Beer is sold at all Louisville football and basketball games.  The new arena will serve it too, even the hard stuff can be bought, but I think it has too stay in the lounges.  I've been in the Pepsi suite a few times at Freedom Hall, and free beer and food all around.  That's how basketball was meant to be watched!!!!


----------



## 4Q_iu

*Alcohol and the NCAA...*

The NCAA's current alcohol policy.

Keep in mind that outside of the NCAA, it becomes an issue of venue ownership (university, public, private; location, city, county/parish and state)



Alcohol Advertising
The NCAA is concerned about alcohol abuse linked to athletics events. As a result, the Association strictly limits alcohol advertising during championship events and works to educate student-athletes and fans about the abuses of alcohol.
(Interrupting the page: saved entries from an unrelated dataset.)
@@ -24,15 +24,17 @@
     int* sList = sUse + fv.fmax;
     __shared__ int sNu;
     __shared__ double sPose[16][12];
-    const int bl = blockIdx.y, b = b0 + bl, g = blockIdx.x, tid = threadIdx.x, lane = tid & 63, wave = __builtin_amdgcn_readfirstlane(tid >> 6);
+    __shared__ int sRole[5];
+    const int bl = blockIdx.y, b = b0 + bl, g = blockIdx.x, tid0 = threadIdx.x, lane = tid0 & 63, wave0 = __builtin_amdgcn_readfirstlane(tid0 >> 6);
     const int F = fv.n_feat[b], C = fv.n_clones[b], ncol = 6 * C;
-    for (int e = tid; e < 12 * C; e += GRAM_NT) {
+    gram_roles_publish(sRole, wave0, lane);
+    for (int e = tid0; e < 12 * C; e += GRAM_NT) {
         const int c = e / 12, q = e - 12 * c;
         sPose[c][q] = q < 9 ? fv.clone_R[((size_t)b * fv.cmax + c) * 9 + q] : fv.clone_p[((size_t)b * fv.cmax + c) * 3 + q - 9];
     }
 
     dbg_stamp(32);
-    for (int j = tid; j < F; j += GRAM_NT) {
+    for (int j = tid0; j < F; j += GRAM_NT) {
         int use = accept_in[(size_t)b * fv.fmax + j];
         if (use && op.max_accept > 0) {
             int rank = 0;
@@ -42,8 +44,9 @@
         sUse[j] = use;
         if (g == 0) used_out[(size_t)b * fv.fmax + j] = use;
     }
-    for (int e = tid; e < 2 * KR * LDW; e += GRAM_NT) (&sb.Zm[0][0][0])[e] = 0.0;
+    for (int e = tid0; e < 2 * KR * LDW; e += GRAM_NT) (&sb.Zm[0][0][0])[e] = 0.0;
     __syncthreads();
+    const int wave = gram_logical_wave(sRole, wave0, roles), tid = 64 * wave + lane;
     if (wave == 0) {
         int cnt = 0;
         for (int base = 0; base < F; base += WAVE) {
@@ -63,6 +66,9 @@
     const int ptid = tid - 128;
     const int pc = ptid >= 0 ? ptid / CMAX : 0, pa = ptid >= 0 ? ptid - pc * CMAX : 0;
     const bool pairlane = ptid >= 0 && ptid < CMAX * CMAX;
+    static_assert(11 * CMAX <= 128, "the (slot, chunk) lanes sit on waves 2-3");
+    const int uc = ptid >= 0 ? ptid / 11 : 0, uj = ptid >= 0 ? ptid - 11 * uc : 0;
+    const bool ulane = ptid >= 0 && ptid < 11 * CMAX;
     const int kq = lane >> 4, l15 = lane & 15;
 
     double in_uv[4], in_pf[3];
@@ -200,13 +206,18 @@
                 for (int i = 0; i < 9; ++i) sp[21 + i] = pl * N[i];
 #pragma unroll
                 for (int i = 0; i < 3; ++i) sp[30 + i] = pl * h[i];
-                sp[33] = obs ? (double)a : -1.0;
+                sp[33] = (obs || c == 0) ? (double)a : -1.0;
               }
             }
         }
     };
-    constexpr int N01 = (NUP + 2) / 3, N2 = (NUP - 2 * N01 + 1) / 2, N3 = NUP - 2 * N01 - N2;
-    const int tcnt = wave < 2 ? N01 : (wave == 2 ? N2 : N3), tbeg = wave < 2 ? wave * N01 : (wave == 2 ? 2 * N01 : 2 * N01 + N2);
+#ifndef GRAM3_TILES23
+#define GRAM3_TILES23 1
+#endif
+    constexpr bool T23 = GRAM3_TILES23 != 0;
+    constexpr int N01r = T23 ? 0 : (NUP + 2) / 3, N2 = (NUP - 2 * N01r + 1) / 2, N3 = NUP - 2 * N01r - N2;
+    constexpr int N01 = N01r > N2 ? N01r : N2;
+    const int tcnt = wave < 2 ? N01r : (wave == 2 ? N2 : N3), tbeg = wave < 2 ? wave * N01r : (wave == 2 ? 2 * N01r : 2 * N01r + N2);
     int tiA[N01], tjA[N01];
 #pragma unroll
     for (int u = 0; u < N01; ++u) {
@@ -257,30 +268,32 @@
             if (it == 3) dbg_stamp(36);
             if (qb + GRAM_NB < q1) { do_p2(qb + GRAM_NB, (it + 1) & 1); fetch(qb + 2 * GRAM_NB); }
             if (it == 3) dbg_stamp(37);
-            do_p3a(qb, it & 1);
+            if constexpr (!T23) do_p3a(qb, it & 1);
             if (it == 3) dbg_stamp(41);
             lds_barrier();
             if (it == 3) dbg_stamp(42);
         }
-        store_acc();
+        if constexpr (!T23) store_acc();
     } else {
-        double sS1[9], sNX[9], sS3[9], s4[3], s5[3];
-#pragma unroll
-        for (int i = 0; i < 9; ++i) { sS1[i] = 0.0; sNX[i] = 0.0; sS3[i] = 0.0; }
-#pragma unroll
-        for (int i = 0; i < 3; ++i) { s4[i] = 0.0; s5[i] = 0.0; }
+        double sacc[3 * CMAX];
+#pragma unroll
+        for (int i = 0; i < 3 * CMAX; ++i) sacc[i] = 0.0;
         auto do_p3b = [&](int qb, int buf) {
             const int nbf = min(GRAM_NB, q1 - qb);
-            if (pairlane) {
+            if (ulane) {
 #pragma unroll
                 for (int f = 0; f < GRAM_NB; ++f) {
                     if (f < nbf) {
-                        const double* sp = sb.sp[buf][f][pc];
-                        const double m = sp[33] == (double)pa ? 1.0 : 0.0;
-#pragma unroll
-                        for (int i = 0; i < 9; ++i) { sS1[i] = fma(m, sp[i], sS1[i]); sNX[i] = fma(m, sp[9 + i], sNX[i]); sS3[i] = fma(m, sp[21 + i], sS3[i]); }
-#pragma unroll
-                        for (int i = 0; i < 3; ++i) { s4[i] = fma(m, sp[18 + i], s4[i]); s5[i] = fma(m, sp[30 + i], s5[i]); }
+                        const double* sp = sb.sp[buf][f][uc];
+                        const int af = __builtin_amdgcn_readfirstlane((int)sb.sp[buf][f][0][33]);
+                        const double x0 = sp[3 * uj], x1 = sp[3 * uj + 1], x2 = sp[3 * uj + 2];
+#pragma unroll
+                        for (int a2 = 0; a2 < CMAX; ++a2) {
+                            const double m = af == a2 ? 1.0 : 0.0;
+                            sacc[3 * a2] = fma(m, x0, sacc[3 * a2]);
+                            sacc[3 * a2 + 1] = fma(m, x1, sacc[3 * a2 + 1]);
+                            sacc[3 * a2 + 2] = fma(m, x2, sacc[3 * a2 + 2]);
+                        }
                     }
                 }
             }
@@ -293,12 +306,14 @@
             lds_barrier();
         }
         store_acc();
-        if (pairlane) {
-            double* S = so.S[pc][pa];
-#pragma unroll
-            for (int i = 0; i < 9; ++i) { S[i] = sS1[i]; S[9 + i] = sNX[i]; S[18 + i] = sS3[i]; }
-#pragma unroll
-            for (int i = 0; i < 3; ++i) { S[27 + i] = s4[i]; S[30 + i] = s5[i]; }
+        if (ulane) {
+#pragma unroll
+            for (int a2 = 0; a2 < CMAX; ++a2)
+#pragma unroll
+                for (int i = 0; i < 3; ++i) {
+                    const int v = 3 * uj + i;
+                    so.S[uc][a2][v < 18 ? v : (v < 21 ? v + 9 : (v < 30 ? v - 3 : v))] = sacc[3 * a2 + i];
+                }
         }
     }
     dbg_stamp(39);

As with all NCAA policy, this is one determined not by the NCAA national office staff but by leadership from the membership. The NCAA provides its members with resources to assist in educating student-athletes and creating and maintaining an environment that promotes healthy choices about alcohol.

Championship Policy -

The NCAA has for years banned sales and venue advertising of all alcohol at its 88 championships. Host sites are required to cover up any ads for alcoholic drinks. 
The NCAA does not control the regular season in any sport, nor does it run the postseason for the Division I Football Bowl Subdivision. Individual schools and conferences oversee the regular season, including game operations, broadcasting and advertising. The postseason for Division I Football Bowl Subdivision is controlled by the Bowl Championship Series and individual bowl committees. 
Advertising Policy -

The NCAA limits alcohol advertising during telecasts of its championships to no more than 60 seconds per hour during a broadcast, and it prohibits ads for all beverages where the alcoholic content exceeds six percent. Many of the alcohol ads contain language stressing the legal and responsible use of alcohol. 
Pregame and postgame telecasts are not under NCAA control and not subject to NCAA policy. 
In August 2008, the NCAA Executive Committee affirmed the Association's alcohol policy, including for advertising, describing it as very conservative and appropriate. Moreover, there have not been any proposals from the NCAA membership to change the Association's alcohol advertising policy. 
From: https://www.ncaa.org/wps/portal/ncaahome?WCM_GLOBAL_CONTEXT=/ncaa/ncaa/media+and+events/press+room/current+issues/basketball+resource+page#alcohol


----------



## FORMER SYCAMORE

That’s about advertising.  Sale of alcohol is up to each individual school.  If Indiana State wanted to sell beer at games they could...and I am sure Deever would be all over that.


----------



## Eleven

FORMER SYCAMORE said:


> That’s about advertising.  Sale of alcohol is up to each individual school.  If Indiana State wanted to sell beer at games they could...and I am sure Deever would be all over that.



I was told (by a pretty solid source that works for the university) that Dever had a tent within the last 2 years at Memorial Stadium... and that they sold beer to the public.  Now, I never saw this tent - it was on the hill side of the stadium, and I assume that everyone thought it was a private tent.  I also don't know if the beer had to stay on the North side of the field or what.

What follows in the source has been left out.